DIBAF Department, University of Tuscia, 01100 Viterbo, Italy.
School of Engineering, University of Basilicata, Viale dell'Ateneo Lucano 10, 85100 Potenza, Italy.
Int J Environ Res Public Health. 2024 Jul 2;21(7):867. doi: 10.3390/ijerph21070867.
Several studies suggest that environmental and climatic factors are linked to the risk of mortality due to cardiovascular and respiratory diseases; however, it is still unclear which are the most influential ones. This study sheds light on the potentiality of a data-driven statistical approach by providing a case study analysis.
Daily admissions to the emergency room for cardiovascular and respiratory diseases are jointly analyzed with daily environmental and climatic parameter values (temperature, atmospheric pressure, relative humidity, carbon monoxide, ozone, particulate matter, and nitrogen dioxide). The Random Forest (RF) model and feature importance measure (FMI) techniques (permutation feature importance (PFI), Shapley Additive exPlanations (SHAP) feature importance, and the derivative-based importance measure (κALE)) are applied for discriminating the role of each environmental and climatic parameter. Data are pre-processed to remove trend and seasonal behavior using the Seasonal Trend Decomposition (STL) method and preliminary analyzed to avoid redundancy of information.
The RF performance is encouraging, being able to predict cardiovascular and respiratory disease admissions with a mean absolute relative error of 0.04 and 0.05 cases per day, respectively. Feature importance measures discriminate parameter behaviors providing importance rankings. Indeed, only three parameters (temperature, atmospheric pressure, and carbon monoxide) were responsible for most of the total prediction accuracy.

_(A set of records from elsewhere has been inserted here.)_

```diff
+    ring_barrier<0>();
+    int buf = 0;
+    read_b(smem, 0, 0);
+    for (int tn = 0; tn < tiles_n; ++tn) {
+#pragma unroll
+        for (int kt = 0; kt < KT; ++kt) {
+            const float* sb = smem + buf * SB;
+            const int b1 = buf + 1 == NS ? 0 : buf + 1, b2 = b1 + 1 == NS ? 0 : b1 + 1;
+            const bool st = kt == 0 && tn > 0;
+            if (st) store_tile_n(tn - 1);
+            const int lkt = (kt + 2) % KT, ltn = tn + (kt + 2) / KT;
+            const bool ld = ltn < tiles_n;
+            if (ld) issue_b(ltn, lkt, smem + b2 * SB);
+#pragma unroll
+            for (int c = 0; c < 3; ++c) {
+                read_b(sb, c + 1, (c + 1) & 1);
+#pragma unroll
+                for (int s = 0; s < 4; ++s)
+#pragma unroll
+                    for (int b = 0; b < WTN; ++b) acc[b] = __builtin_amdgcn_mfma_f32_32x32x2f32(fa[kt][c][s], fb[c & 1][b][s], acc[b], 0, 0, 0);
+                __builtin_amdgcn_sched_group_barrier(0x100, WTN, 0);
+                __builtin_amdgcn_sched_group_barrier(0x008, 4 * WTN, 0);
+            }
+            if (ld) ring_barrier<NIB>();
+            else ring_barrier<0>();
+            if (kt + 1 < KT || tn + 1 < tiles_n) read_b(smem + b1 * SB, 0, 0);
+#pragma unroll
+            for (int s = 0; s < 4; ++s)
+#pragma unroll
+                for (int b = 0; b < WTN; ++b) acc[b] = __builtin_amdgcn_mfma_f32_32x32x2f32(fa[kt][3][s], fb[1][b][s], acc[b], 0, 0, 0);
+            __builtin_amdgcn_sched_group_barrier(0x100, WTN, 0);
+            __builtin_amdgcn_sched_group_barrier(0x008, 4 * WTN, 0);
+            buf = b1;
+        }
+    }
+    store_tile_n(tiles_n - 1);
+}
+
 struct Plan {
+    int form;
     int bm, bn, splits;
     int64_t kchunk;
     int64_t ws_bytes;
@@ -610,6 +745,7 @@
     if (s_eff > 1) t += 3e-6 + (double)s_eff * d->M * d->N * batch * 4.0 * 2.0 / 3.0e12;
     if (f > 1) t += 2e-6 + (double)f * rem * bm * bn * 4.0 * 2.0 / 3.0e12;
     *cost = t;
+    out->form = 0;
     out->bm = bm; out->bn = bn; out->splits = s_eff; out->kchunk = kchunk;
     out->ws_bytes = s_eff > 1 ? (int64_t)s_eff * batch * tiles * bm * bn * (int64_t)sizeof(float) : 0;
     out->tail_f = f;
@@ -619,11 +755,12 @@
     return true;
 }
 
-struct Tuned { int ta, tb; int64_t M, N, K, batch; int bm, bn, split, tail; };
+struct Tuned { int ta, tb; int64_t M, N, K, batch; int bm, bn, split, tail; int form; };
 #include "gemm_tuned.inc"
 
-Plan make_plan(const dyn_gemm_desc* d) {
+Plan make_tile_plan(const dyn_gemm_desc* d, int* tuned_form) {
     Plan best;
+    *tuned_form = -1;
     double cost;
     if (d->tile_m > 0 && d->tile_n > 0) {
         const bool big = d->tile_m >= 256 && d->tile_n >= 128 && glds_eligible(d);
@@ -656,6 +793,7 @@
                 if (!less(kTuned[i], want) && !less(want, kTuned[i])) hit = &kTuned[i];
         }
         if (hit) {
+            *tuned_form = hit->form;
             eval_config(d, (hit->bm == 256 && !glds_eligible(d)) ? 128 : hit->bm, hit->bn, hit->split, hit->tail, &best, &cost);
             return best;
         }
@@ -679,6 +817,31 @@
     return best;
 }
 
+bool scores_eligible(const dyn_gemm_desc* d) {
+    auto al16 = [](const void* q) { return (((uintptr_t)q) & 15) == 0; };
+    return !d->trans_a && d->trans_b && (d->K == 64 || d->K == 128) && d->N % 4 == 0 && d->N >= 4 && d->beta == 0.f && d->bias == nullptr &&
+           d->epilogue == 0 && glds_eligible(d) && al16(d->C) && d->ldc % 4 == 0 && d->sc1 % 4 == 0 && d->sc2 % 4 == 0;
+}
+
+Plan make_plan(const dyn_gemm_desc* d) {
+    int tuned_form;
+    Plan pl = make_tile_plan(d, &tuned_form);
+    if (d->form < 0 || d->split_k != 0 || !scores_eligible(d)) return pl;
+    int bn = 0;
+    if (d->form > 0) {
+        bn = d->form >= 128 ? 128 : 64;
+    } else if (d->tile_m == 0 && pl.splits == 1 && pl.tail_items == 0) {
+        const char* e = getenv("DYN_GEMM_SCORES");
+        if (e && atoi(e) == 0) return pl;
+        bn = tuned_form >= 0 ? tuned_form : (d->N >= 2 * 64 ? 128 : 0);
+    }
+    if (bn == 0) return pl;
+    pl.form = bn; pl.bm = kScoresBM; pl.bn = bn; pl.splits = 1; pl.kchunk = d->K;
+    pl.ws_bytes = 0; pl.tail_f = 1; pl.tail_items = 0; pl.tail_ws_bytes = 0;
+    pl.full_items = dyn::cdiv(d->M, (int64_t)kScoresBM) * d->nb1 * d->nb2;
+    return pl;
+}
+
 template <bool TA, bool TB, int BM, int BN>
 void launch_vec(const KParams& kp, bool vec, dim3 grid, hipStream_t st) {
     static const bool allow_glds = [] { const char* e = getenv("DYN_GEMM_GLDS"); return !e || atoi(e) != 0; }();
@@ -704,6 +867,13 @@
     if (!d || d->M <= 0 || d->N <= 0 || d->nb1 <= 0 || d->nb2 <= 0) return 0;
     const Plan pl = make_plan(d);
     return pl.ws_bytes > pl.tail_ws_bytes ? pl.ws_bytes : pl.tail_ws_bytes;
+}
+
+extern "C" int dyn_gemm_f32_plan(const dyn_gemm_desc* d, int32_t* out5) {
+    DYN_REQUIRE(d != nullptr && out5 != nullptr && d->M > 0 && d->N > 0 && d->nb1 >= 1 && d->nb2 >= 1, DYN_E_ARG, "dyn_gemm_f32_plan: bad arguments");
+    const Plan pl = make_plan(d);
+    out5[0] = pl.form; out5[1] = pl.bm; out5[2] = pl.bn; out5[3] = pl.splits; out5[4] = pl.tail_items > 0 ? pl.tail_f : 1;
+    return DYN_OK;
 }
 
 extern "C" int dyn_gemm_f32(const dyn_gemm_desc* d, void* stream) {
@@ -720,6 +890,7 @@
                 DYN_E_ARG, "dyn_gemm_f32: leading dimension smaller than the row length");
     Plan pl = make_plan(d);
     const int64_t need = pl.ws_bytes > pl.tail_ws_bytes ? pl.ws_bytes : pl.tail_ws_bytes;
+    DYN_REQUIRE(d->form <= 0 || pl.form != 0, DYN_E_ARG, "dyn_gemm_f32: form=%d forced on a product the stationary-panel kernel does not cover", d->form);
     if (need > 0 && (d->workspace == nullptr || d->workspace_bytes < need)) {
         DYN_REQUIRE(d->split_k == 0, DYN_E_WORKSPACE, "dyn_gemm_f32: split_k=%d needs %lld workspace bytes, got %lld",
                     d->split_k, (long long)need, (long long)d->workspace_bytes);
@@ -759,7 +930,13 @@
                      (d->sa2 % 4 == 0) && (d->sb1 % 4 == 0) && (d->sb2 % 4 == 0);
     dim3 grid((unsigned)nblocks);
     hipStream_t st = (hipStream_t)stream;
-    if (!d->trans_a && !d->trans_b) launch_tile<false, false>(kp, pl, vec, grid, st);
+    if (pl.form != 0) {
+#define GO_S(BN_, KT_) hipLaunchKernelGGL((gemm_scores_nt_kernel<BN_, KT_>), grid, dim3(NTHREADS), 0, st, kp)
+        if (pl.form == 128) { if (d->K == 128) GO_S(128, 4); else GO_S(128, 2); }
+        else { if (d->K == 128) GO_S(64, 4); else GO_S(64, 2); }
+#undef GO_S
+    }
+    else if (!d->trans_a && !d->trans_b) launch_tile<false, false>(kp, pl, vec, grid, st);
     else if (!d->trans_a && d->trans_b) launch_tile<false, true>(kp, pl, vec, grid, st);
     else if (d->trans_a && !d->trans_b) launch_tile<true, false>(kp, pl, vec, grid, st);
     else launch_tile<true, true>(kp, pl, vec, grid, st);
diff --git a/dynamic-asr-eval_amd/csrc/gemm_tuned.inc b/dynamic-asr-eval_amd/csrc/gemm_tuned.inc
--- a/dynamic-asr-eval_amd/csrc/gemm_tuned.inc
+++ b/dynamic-asr-eval_amd/csrc/gemm_tuned.inc
@@ -904,7 +904,7 @@
     {0, 1, 1992, 1992, 128, 6, 64, 64, 1, 1},
     {0, 1, 1992, 1992, 128, 12, 128, 64, 1, 8},
     {0, 1, 1992, 1992, 128, 18, 128, 64, 1, 6},
-    {0, 1, 1992, 1992, 128, 24, 128, 64, 1, 4},
+    {0, 1, 1992, 1992, 128, 24, 128, 64, 1, 4, 128},
     {0, 1, 1992, 2304, 768, 1, 64, 64, 1, 2},
     {0, 1, 1992, 2304, 768, 2, 128, 128, 1, 3},
     {0, 1, 1992, 2304, 768, 3, 64, 128, 1, 1},
@@ -954,7 +954,7 @@
     {0, 1, 2048, 2048, 128, 6, 64, 128, 1, 3},
     {0, 1, 2048, 2048, 128, 12, 64, 128, 1, 4},
     {0, 1, 2048, 2048, 128, 18, 64, 128, 1, 8},
-    {0, 1, 2048, 2048, 128, 24, 64, 128, 1, 1},
+    {0, 1, 2048, 2048, 128, 24, 64, 128, 1, 1, 128},
     {0, 1, 2048, 2304, 768, 1, 64, 64, 1, 2},
     {0, 1, 2048, 2304, 768, 4, 64, 128, 1, 8},
     {0, 1, 2048, 2304, 768, 6, 128, 128, 1, 1},
diff --git a/dynamic-asr-eval_amd/ops.py b/dynamic-asr-eval_amd/ops.py
--- a/dynamic-asr-eval_amd/ops.py
+++ b/dynamic-asr-eval_amd/ops.py
@@ -117,7 +117,7 @@
 
 def gemm(a, b, c, *, trans_a=False, trans_b=False, M, N, K, lda, ldb, ldc, alpha=1.0, beta=0.0, bias=None,
          nb1=1, nb2=1, sa=(0, 0), sb=(0, 0), sc=(0, 0), a_off=0, b_off=0, c_off=0, split_k=0, force=None, c_in=None,
-         epilogue=0, aux=None, ticket=None, sbias=(0, 0)):
+         epilogue=0, aux=None, ticket=None, sbias=(0, 0), form=0, plan_only=False):
     _chk(a, "gemm.A"); _chk(b, "gemm.B"); _chk(c, "gemm.C")
     d = GemmDesc()
     if force is not None:
@@ -134,9 +134,14 @@
     d.nb1, d.nb2 = nb1, nb2
     d.split_k = split_k
     d.epilogue = int(epilogue)
+    d.form = int(form)
     d.aux = (aux.data_ptr() + 4 * c_off) if aux is not None else None
     ws = workspace(c.device)
     d.workspace, d.workspace_bytes = ws.data_ptr(), ws.numel()
+    if plan_only:
+        out = (ctypes.c_int32 * 5)()
+        check(_L().dyn_gemm_f32_plan(ctypes.byref(d), out), "dyn_gemm_f32_plan")
+        return dict(zip(("form", "tile_m", "tile_n", "split_k", "tail_slices"), out))
     if ticket is None:
         ticket = TICKET_DEFAULT
     if ticket:
diff --git a/include/dyneval.h b/include/dyneval.h
--- a/include/dyneval.h
+++ b/include/dyneval.h
@@ -27,7 +27,8 @@
     int64_t nb1, nb2;
     int32_t split_k;
     void* workspace; int64_t workspace_bytes;
-    int32_t tile_m, tile_n, tail_slices, reserved_;
+    int32_t tile_m, tile_n, tail_slices;
+    int32_t form;
     const float* C_in;
     int32_t epilogue, reserved2_;
     float* aux;
@@ -40,6 +41,7 @@
 
 int64_t dyn_gemm_f32_workspace_bytes(const dyn_gemm_desc* d);
 int dyn_gemm_f32(const dyn_gemm_desc* d, void* stream);
+int dyn_gemm_f32_plan(const dyn_gemm_desc* d, int32_t* out5);
 int64_t dyn_gemm_f32_grouped_workspace_bytes(int32_t n);
 int dyn_gemm_f32_grouped(const dyn_gemm_desc* descs, int32_t n, void* workspace, int64_t workspace_bytes, void* stream);
 
```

Data-driven and statistical tools, like the feature importance measure, are promising for discriminating the role of environmental and climatic factors in predicting the risk related to cardiovascular and respiratory diseases. Our results reveal the potential of employing these tools in public health policy applications for the development of early warning systems that address health risks associated with climate change, and improving disease prevention strategies.

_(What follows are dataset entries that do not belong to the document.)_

# akuhara/RF_INV

Hardware: NVIDIA B200
Metric: forward+likelihood evals/sec (higher is better)
Workload: dtype f64

## Files before the change

### rf_inv_b200/csrc/forward.cu

```cuda
#include <cstdlib>
#include "rfinv_common.cuh"

#if defined(RFINV_PHASE_TIMING) && !defined(RFINV_FWD_GENERAL_TU)
__device__ unsigned long long g_phase[16];
#define PHASE_MARK(i)                                                            \
  do {                                                                           \
    if (tid == 0) {                                                              \
      const long long now__ = clock64();                                         \
      atomicAdd(&g_phase[i], (unsigned long long)(now__ - t_phase__));           \
      t_phase__ = now__;                                                         \
    }                                                                            \
  } while (0)
#define PHASE_INIT() long long t_phase__ = clock64(); if (tid == 0) atomicAdd(&g_phase[15], 1ULL)
extern "C" int rfinv_debug_get_phases(unsigned long long* out) {
  cudaError_t e = cudaMemcpyFromSymbol(out, g_phase, sizeof(g_phase));
  unsigned long long zero[16] = {0};
  cudaMemcpyToSymbol(g_phase, zero, sizeof(zero));
  return e == cudaSuccess ? 0 : 2;
}
#define PREP_MARK(i)                                                             \
  do {                                                                           \
    if (lane == 0) {                                                             \
      const long long now__ = clock64();                                         \
      atomicAdd(&g_phase[8 + (i)], (unsigned long long)(now__ - tp_phase__));    \
      tp_phase__ = now__;                                                        \
    }                                                                            \
  } while (0)
#define PREP_INIT() long long tp_phase__ = clock64()
#else
#define PHASE_MARK(i) do { } while (0)
#define PHASE_INIT() do { } while (0)
#define PREP_MARK(i) do { } while (0)
#define PREP_INIT() do { } while (0)
#endif

namespace {

struct LayerConst {
  double c1x, s1x, c1e, s1e;
  double c16x, s16x, c16e, s16e;
  double cbx, sbx, cbe, sbe;
  double t12, t21;
  double u11, u12, u21, u22;
  double cb2x, cb2e;
};
constexpr int LC_DOUBLES = sizeof(LayerConst) / sizeof(double);
static_assert(LC_DOUBLES % 2 == 0, "LayerConst is moved in 16-byte pieces");

struct TraceSel {
  int n;
  unsigned long long packed;
  __host__ __device__ int t(int i) const { return (int)((packed >> (4 * i)) & 15ULL); }
  __host__ void push(int trace) { packed |= (unsigned long long)trace << (4 * n); ++n; }
};
static_assert(RFINV_MAX_TRC <= 16, "TraceSel packs trace indices in four bits");

struct RayConst {
  double h14[4], h23[4];
  double a1, b1;
  double q1a, q1b, q2a, q2b;
  double thw, cbw, sbw;
  double wseed[4];
  double tp;
  double2 edge[4];
  double sta[4];
  int k, valid;
  int npre, l_sta;
};
constexpr int RC_DOUBLES = sizeof(RayConst) / sizeof(double);
static_assert(sizeof(RayConst) % 16 == 0, "RayConst is moved in 16-byte pieces");

__device__ __forceinline__ void rot(double& c, double& s, double cb, double sb) {
  double c2 = c * cb - s * sb;
  double s2 = s * cb + c * sb;
  c = c2;
  s = s2;
}
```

多项研究表明,环境和气候因素与心血管和呼吸系统疾病导致的死亡率有关;然而,哪些因素影响最大仍不清楚。本研究通过案例分析,为数据驱动的统计方法提供了一些启示。
对心血管和呼吸系统疾病的急诊每日入院人数与每日环境和气候参数值(温度、大气压、相对湿度、一氧化碳、臭氧、颗粒物和二氧化氮)进行联合分析。随机森林(RF)模型和特征重要性度量(FMI)技术(排列特征重要性(PFI)、Shapley 可加解释(SHAP)特征重要性和基于导数的重要性度量(κALE))用于区分每个环境和气候参数的作用。使用季节性趋势分解(STL)方法对数据进行预处理以去除趋势和季节性行为,并进行初步分析以避免信息冗余。
RF 的性能令人鼓舞,能够分别以 0.04 和 0.05 例/天的平均绝对相对误差预测心血管和呼吸系统疾病的入院人数。特征重要性度量可区分参数行为,提供重要性排名。事实上,只有三个参数(温度、大气压和一氧化碳)对总预测精度的贡献最大。
数据驱动和统计工具,如特征重要性度量,在区分环境和气候因素在预测与心血管和呼吸系统疾病相关的风险方面具有很大的潜力。我们的结果表明,这些工具可用于公共卫生政策应用,以开发应对气候变化相关健康风险的早期预警系统,并改进疾病预防策略。